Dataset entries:
________________________________________
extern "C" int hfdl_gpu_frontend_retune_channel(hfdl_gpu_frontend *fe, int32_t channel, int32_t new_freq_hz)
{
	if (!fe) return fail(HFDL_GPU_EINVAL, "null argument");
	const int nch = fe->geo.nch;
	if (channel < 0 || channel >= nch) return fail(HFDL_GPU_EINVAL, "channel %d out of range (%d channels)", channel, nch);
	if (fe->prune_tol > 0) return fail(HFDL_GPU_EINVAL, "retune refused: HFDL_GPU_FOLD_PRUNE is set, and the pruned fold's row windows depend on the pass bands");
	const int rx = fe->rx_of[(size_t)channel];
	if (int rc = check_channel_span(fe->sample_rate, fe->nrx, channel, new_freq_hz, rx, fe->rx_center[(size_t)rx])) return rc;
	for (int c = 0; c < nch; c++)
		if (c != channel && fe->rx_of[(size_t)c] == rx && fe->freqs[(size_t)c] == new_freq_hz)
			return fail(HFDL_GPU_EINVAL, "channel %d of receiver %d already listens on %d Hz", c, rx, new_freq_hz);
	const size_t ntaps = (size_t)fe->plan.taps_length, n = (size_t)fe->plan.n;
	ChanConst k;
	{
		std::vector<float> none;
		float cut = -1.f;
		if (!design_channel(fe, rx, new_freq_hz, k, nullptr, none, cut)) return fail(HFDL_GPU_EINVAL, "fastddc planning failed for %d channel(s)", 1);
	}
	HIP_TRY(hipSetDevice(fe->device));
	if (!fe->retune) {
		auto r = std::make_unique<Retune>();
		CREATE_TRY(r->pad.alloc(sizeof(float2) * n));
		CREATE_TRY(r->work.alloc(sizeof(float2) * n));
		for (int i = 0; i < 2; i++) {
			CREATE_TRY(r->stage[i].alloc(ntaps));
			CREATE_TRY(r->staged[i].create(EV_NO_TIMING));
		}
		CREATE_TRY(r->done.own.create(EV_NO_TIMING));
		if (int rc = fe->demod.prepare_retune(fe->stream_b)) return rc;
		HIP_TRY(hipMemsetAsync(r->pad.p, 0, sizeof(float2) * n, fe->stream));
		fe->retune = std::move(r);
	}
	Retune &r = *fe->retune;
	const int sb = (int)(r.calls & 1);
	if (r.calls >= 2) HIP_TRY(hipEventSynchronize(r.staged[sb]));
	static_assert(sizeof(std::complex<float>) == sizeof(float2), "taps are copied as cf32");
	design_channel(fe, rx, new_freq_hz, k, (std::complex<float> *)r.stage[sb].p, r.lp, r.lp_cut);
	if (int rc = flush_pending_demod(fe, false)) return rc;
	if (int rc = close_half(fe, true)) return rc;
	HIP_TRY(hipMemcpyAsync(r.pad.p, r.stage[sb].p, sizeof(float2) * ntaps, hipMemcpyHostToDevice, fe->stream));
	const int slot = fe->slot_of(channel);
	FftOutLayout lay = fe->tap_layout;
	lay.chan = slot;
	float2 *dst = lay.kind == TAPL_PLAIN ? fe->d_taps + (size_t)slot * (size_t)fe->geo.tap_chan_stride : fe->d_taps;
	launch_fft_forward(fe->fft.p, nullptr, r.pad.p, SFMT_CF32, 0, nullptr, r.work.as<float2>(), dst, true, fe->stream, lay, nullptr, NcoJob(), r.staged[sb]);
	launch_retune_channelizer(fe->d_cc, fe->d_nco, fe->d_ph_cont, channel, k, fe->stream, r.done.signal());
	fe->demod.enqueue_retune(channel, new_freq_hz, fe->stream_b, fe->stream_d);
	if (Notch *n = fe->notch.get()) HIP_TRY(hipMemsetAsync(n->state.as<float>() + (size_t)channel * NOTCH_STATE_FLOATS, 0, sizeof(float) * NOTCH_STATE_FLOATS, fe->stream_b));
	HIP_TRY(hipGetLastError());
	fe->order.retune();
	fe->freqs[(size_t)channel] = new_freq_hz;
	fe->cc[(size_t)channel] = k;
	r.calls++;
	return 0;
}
________________________________________
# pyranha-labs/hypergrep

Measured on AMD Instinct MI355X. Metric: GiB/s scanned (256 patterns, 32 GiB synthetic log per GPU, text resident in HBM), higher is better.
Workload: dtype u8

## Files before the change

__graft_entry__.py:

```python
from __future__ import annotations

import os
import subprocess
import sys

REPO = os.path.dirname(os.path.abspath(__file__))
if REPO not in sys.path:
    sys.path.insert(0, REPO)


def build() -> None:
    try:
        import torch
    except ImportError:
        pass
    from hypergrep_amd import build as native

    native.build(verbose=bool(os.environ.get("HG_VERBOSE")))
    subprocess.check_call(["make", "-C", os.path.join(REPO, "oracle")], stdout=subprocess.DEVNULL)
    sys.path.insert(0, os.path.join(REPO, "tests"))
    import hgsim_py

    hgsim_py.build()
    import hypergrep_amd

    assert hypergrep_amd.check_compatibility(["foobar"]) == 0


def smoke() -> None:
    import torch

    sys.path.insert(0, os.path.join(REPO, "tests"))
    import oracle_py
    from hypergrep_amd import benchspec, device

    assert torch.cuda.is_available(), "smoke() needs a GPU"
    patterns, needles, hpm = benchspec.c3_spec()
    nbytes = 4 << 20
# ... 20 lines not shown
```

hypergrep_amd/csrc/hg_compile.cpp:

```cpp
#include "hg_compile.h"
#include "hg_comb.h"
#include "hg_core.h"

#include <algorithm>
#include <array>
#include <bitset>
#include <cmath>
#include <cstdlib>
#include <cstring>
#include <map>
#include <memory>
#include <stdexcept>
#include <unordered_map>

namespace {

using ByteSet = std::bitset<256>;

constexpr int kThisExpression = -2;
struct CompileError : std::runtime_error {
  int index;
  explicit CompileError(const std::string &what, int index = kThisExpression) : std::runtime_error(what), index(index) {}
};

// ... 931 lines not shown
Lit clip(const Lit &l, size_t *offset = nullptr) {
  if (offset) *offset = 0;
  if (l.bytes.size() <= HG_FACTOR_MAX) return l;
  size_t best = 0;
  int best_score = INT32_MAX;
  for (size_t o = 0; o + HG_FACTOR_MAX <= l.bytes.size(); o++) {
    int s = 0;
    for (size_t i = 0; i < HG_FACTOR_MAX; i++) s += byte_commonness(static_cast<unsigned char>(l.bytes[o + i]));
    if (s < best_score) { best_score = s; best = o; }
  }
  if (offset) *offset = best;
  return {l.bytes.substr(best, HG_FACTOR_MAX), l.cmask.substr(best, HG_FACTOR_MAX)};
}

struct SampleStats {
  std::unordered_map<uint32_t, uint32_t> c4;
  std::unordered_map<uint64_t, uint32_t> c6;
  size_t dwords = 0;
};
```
________________________________________
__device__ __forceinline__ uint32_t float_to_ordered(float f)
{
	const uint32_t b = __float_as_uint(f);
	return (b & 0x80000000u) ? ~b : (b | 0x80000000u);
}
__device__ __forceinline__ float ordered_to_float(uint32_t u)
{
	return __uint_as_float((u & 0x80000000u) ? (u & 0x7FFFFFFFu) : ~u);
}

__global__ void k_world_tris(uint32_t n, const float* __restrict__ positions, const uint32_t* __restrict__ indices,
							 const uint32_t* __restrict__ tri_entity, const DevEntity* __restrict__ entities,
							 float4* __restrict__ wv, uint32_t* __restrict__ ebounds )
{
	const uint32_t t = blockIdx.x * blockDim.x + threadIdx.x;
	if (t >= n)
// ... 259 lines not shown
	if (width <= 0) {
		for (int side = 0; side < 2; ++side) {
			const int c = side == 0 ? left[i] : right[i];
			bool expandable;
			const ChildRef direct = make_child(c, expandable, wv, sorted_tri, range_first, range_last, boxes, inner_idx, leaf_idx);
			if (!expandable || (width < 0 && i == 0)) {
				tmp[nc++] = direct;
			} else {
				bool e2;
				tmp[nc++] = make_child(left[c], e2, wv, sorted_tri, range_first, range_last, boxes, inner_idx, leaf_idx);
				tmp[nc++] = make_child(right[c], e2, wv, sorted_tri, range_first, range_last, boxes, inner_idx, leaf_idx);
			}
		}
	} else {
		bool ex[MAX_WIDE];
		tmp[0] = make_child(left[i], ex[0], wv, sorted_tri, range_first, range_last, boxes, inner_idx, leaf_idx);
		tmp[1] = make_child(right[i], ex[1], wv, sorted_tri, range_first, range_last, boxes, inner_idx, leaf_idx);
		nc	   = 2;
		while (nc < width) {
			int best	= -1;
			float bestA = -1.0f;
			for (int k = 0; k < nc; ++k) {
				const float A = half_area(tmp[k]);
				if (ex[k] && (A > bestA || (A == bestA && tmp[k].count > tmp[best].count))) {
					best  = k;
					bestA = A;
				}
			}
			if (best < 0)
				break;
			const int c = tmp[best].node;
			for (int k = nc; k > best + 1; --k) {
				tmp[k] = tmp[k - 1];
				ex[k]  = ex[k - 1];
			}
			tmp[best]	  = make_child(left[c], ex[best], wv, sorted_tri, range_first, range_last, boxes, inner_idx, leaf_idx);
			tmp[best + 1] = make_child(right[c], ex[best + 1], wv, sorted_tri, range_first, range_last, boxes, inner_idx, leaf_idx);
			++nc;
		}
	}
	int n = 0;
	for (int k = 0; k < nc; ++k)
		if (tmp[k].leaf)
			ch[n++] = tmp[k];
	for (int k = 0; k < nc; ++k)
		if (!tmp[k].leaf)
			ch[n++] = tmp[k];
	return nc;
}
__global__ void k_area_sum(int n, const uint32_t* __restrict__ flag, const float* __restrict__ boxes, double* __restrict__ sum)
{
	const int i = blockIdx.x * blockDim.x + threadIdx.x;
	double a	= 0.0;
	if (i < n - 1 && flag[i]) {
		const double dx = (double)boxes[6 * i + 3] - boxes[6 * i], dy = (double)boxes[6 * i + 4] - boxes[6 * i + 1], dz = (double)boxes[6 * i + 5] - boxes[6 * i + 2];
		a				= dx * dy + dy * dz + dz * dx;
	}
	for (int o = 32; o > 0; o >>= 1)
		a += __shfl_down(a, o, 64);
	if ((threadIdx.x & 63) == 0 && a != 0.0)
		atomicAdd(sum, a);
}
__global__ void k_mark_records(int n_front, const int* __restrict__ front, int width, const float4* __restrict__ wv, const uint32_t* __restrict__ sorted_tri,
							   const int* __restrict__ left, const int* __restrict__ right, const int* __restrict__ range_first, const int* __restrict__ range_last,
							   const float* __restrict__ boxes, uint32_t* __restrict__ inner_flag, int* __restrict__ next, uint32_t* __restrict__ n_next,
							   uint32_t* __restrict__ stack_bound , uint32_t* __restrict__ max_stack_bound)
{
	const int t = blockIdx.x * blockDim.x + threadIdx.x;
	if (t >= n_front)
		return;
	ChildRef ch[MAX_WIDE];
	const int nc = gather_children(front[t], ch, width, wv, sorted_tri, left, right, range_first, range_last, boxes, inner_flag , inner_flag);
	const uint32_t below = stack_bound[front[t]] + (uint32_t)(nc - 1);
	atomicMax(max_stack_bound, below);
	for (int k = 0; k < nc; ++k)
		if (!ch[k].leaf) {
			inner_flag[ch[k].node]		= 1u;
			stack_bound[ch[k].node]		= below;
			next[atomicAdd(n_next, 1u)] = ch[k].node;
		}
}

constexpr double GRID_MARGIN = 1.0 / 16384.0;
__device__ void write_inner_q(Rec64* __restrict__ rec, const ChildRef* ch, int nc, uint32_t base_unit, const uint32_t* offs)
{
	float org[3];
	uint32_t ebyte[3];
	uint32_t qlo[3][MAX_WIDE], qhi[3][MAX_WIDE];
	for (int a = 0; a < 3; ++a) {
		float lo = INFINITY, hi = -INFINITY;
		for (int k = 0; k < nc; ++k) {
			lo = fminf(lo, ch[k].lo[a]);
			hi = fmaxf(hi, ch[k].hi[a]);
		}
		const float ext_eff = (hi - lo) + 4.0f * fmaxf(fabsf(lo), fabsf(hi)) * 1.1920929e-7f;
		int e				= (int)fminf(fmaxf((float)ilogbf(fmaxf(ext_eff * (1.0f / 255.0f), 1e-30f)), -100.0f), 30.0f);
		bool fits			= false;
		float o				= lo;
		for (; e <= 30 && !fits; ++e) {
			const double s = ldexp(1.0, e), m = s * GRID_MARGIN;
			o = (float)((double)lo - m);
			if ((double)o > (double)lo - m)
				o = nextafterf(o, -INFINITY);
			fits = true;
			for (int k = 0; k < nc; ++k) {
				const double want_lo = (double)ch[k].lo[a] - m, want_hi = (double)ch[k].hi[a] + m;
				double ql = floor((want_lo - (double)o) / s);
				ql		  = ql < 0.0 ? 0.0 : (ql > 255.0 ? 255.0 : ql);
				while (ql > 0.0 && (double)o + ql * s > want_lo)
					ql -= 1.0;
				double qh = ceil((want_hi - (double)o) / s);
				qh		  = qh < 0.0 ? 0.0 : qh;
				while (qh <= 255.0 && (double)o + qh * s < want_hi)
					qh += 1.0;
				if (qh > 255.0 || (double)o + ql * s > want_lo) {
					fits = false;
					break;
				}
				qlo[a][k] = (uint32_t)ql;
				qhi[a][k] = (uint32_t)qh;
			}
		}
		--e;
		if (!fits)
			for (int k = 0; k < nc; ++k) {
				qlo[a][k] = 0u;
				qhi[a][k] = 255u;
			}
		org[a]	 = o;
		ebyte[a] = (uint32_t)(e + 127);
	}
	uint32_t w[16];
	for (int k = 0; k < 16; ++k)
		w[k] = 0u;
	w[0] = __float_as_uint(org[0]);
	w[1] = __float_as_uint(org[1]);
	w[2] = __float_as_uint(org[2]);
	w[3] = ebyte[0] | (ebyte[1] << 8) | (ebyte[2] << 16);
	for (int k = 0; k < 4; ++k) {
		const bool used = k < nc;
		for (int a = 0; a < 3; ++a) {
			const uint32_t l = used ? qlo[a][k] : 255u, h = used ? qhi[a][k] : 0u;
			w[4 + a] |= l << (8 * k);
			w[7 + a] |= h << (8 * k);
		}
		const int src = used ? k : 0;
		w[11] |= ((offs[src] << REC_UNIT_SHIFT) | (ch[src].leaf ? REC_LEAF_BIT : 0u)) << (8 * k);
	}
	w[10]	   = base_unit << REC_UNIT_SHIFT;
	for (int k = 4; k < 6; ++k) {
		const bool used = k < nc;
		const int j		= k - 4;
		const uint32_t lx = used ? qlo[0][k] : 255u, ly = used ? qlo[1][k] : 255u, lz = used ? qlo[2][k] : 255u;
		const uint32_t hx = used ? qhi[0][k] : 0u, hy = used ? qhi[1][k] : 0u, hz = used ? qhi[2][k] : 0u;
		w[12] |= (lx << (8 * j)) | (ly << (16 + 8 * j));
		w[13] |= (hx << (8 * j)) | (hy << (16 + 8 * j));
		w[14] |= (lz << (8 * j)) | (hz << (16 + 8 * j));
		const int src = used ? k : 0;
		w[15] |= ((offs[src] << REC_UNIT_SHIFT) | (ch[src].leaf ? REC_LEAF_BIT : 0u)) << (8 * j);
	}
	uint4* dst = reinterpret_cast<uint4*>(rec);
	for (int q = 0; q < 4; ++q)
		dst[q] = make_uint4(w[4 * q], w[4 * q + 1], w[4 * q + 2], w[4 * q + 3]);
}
________________________________________
### About this task:
The entries above hold a line with "255.0 : ql);" and a later line with "for (int q = 0; q < 4; ++q)". Write out exactly those lines and all lines between, nothing more.

### Expected answer:
				ql		  = ql < 0.0 ? 0.0 : (ql > 255.0 ? 255.0 : ql);
				while (ql > 0.0 && (double)o + ql * s > want_lo)
					ql -= 1.0;
				double qh = ceil((want_hi - (double)o) / s);
				qh		  = qh < 0.0 ? 0.0 : qh;
				while (qh <= 255.0 && (double)o + qh * s < want_hi)
					qh += 1.0;
				if (qh > 255.0 || (double)o + ql * s > want_lo) {
					fits = false;
					break;
				}
				qlo[a][k] = (uint32_t)ql;
				qhi[a][k] = (uint32_t)qh;
			}
		}
		--e;
		if (!fits)
			for (int k = 0; k < nc; ++k) {
				qlo[a][k] = 0u;
				qhi[a][k] = 255u;
			}
		org[a]	 = o;
		ebyte[a] = (uint32_t)(e + 127);
	}
	uint32_t w[16];
	for (int k = 0; k < 16; ++k)
		w[k] = 0u;
	w[0] = __float_as_uint(org[0]);
	w[1] = __float_as_uint(org[1]);
	w[2] = __float_as_uint(org[2]);
	w[3] = ebyte[0] | (ebyte[1] << 8) | (ebyte[2] << 16);
	for (int k = 0; k < 4; ++k) {
		const bool used = k < nc;
		for (int a = 0; a < 3; ++a) {
			const uint32_t l = used ? qlo[a][k] : 255u, h = used ? qhi[a][k] : 0u;
			w[4 + a] |= l << (8 * k);
			w[7 + a] |= h << (8 * k);
		}
		const int src = used ? k : 0;
		w[11] |= ((offs[src] << REC_UNIT_SHIFT) | (ch[src].leaf ? REC_LEAF_BIT : 0u)) << (8 * k);
	}
	w[10]	   = base_unit << REC_UNIT_SHIFT;
	for (int k = 4; k < 6; ++k) {
		const bool used = k < nc;
		const int j		= k - 4;
		const uint32_t lx = used ? qlo[0][k] : 255u, ly = used ? qlo[1][k] : 255u, lz = used ? qlo[2][k] : 255u;
		const uint32_t hx = used ? qhi[0][k] : 0u, hy = used ? qhi[1][k] : 0u, hz = used ? qhi[2][k] : 0u;
		w[12] |= (lx << (8 * j)) | (ly << (16 + 8 * j));
		w[13] |= (hx << (8 * j)) | (hy << (16 + 8 * j));
		w[14] |= (lz << (8 * j)) | (hz << (16 + 8 * j));
		const int src = used ? k : 0;
		w[15] |= ((offs[src] << REC_UNIT_SHIFT) | (ch[src].leaf ? REC_LEAF_BIT : 0u)) << (8 * j);
	}
	uint4* dst = reinterpret_cast<uint4*>(rec);
	for (int q = 0; q < 4; ++q)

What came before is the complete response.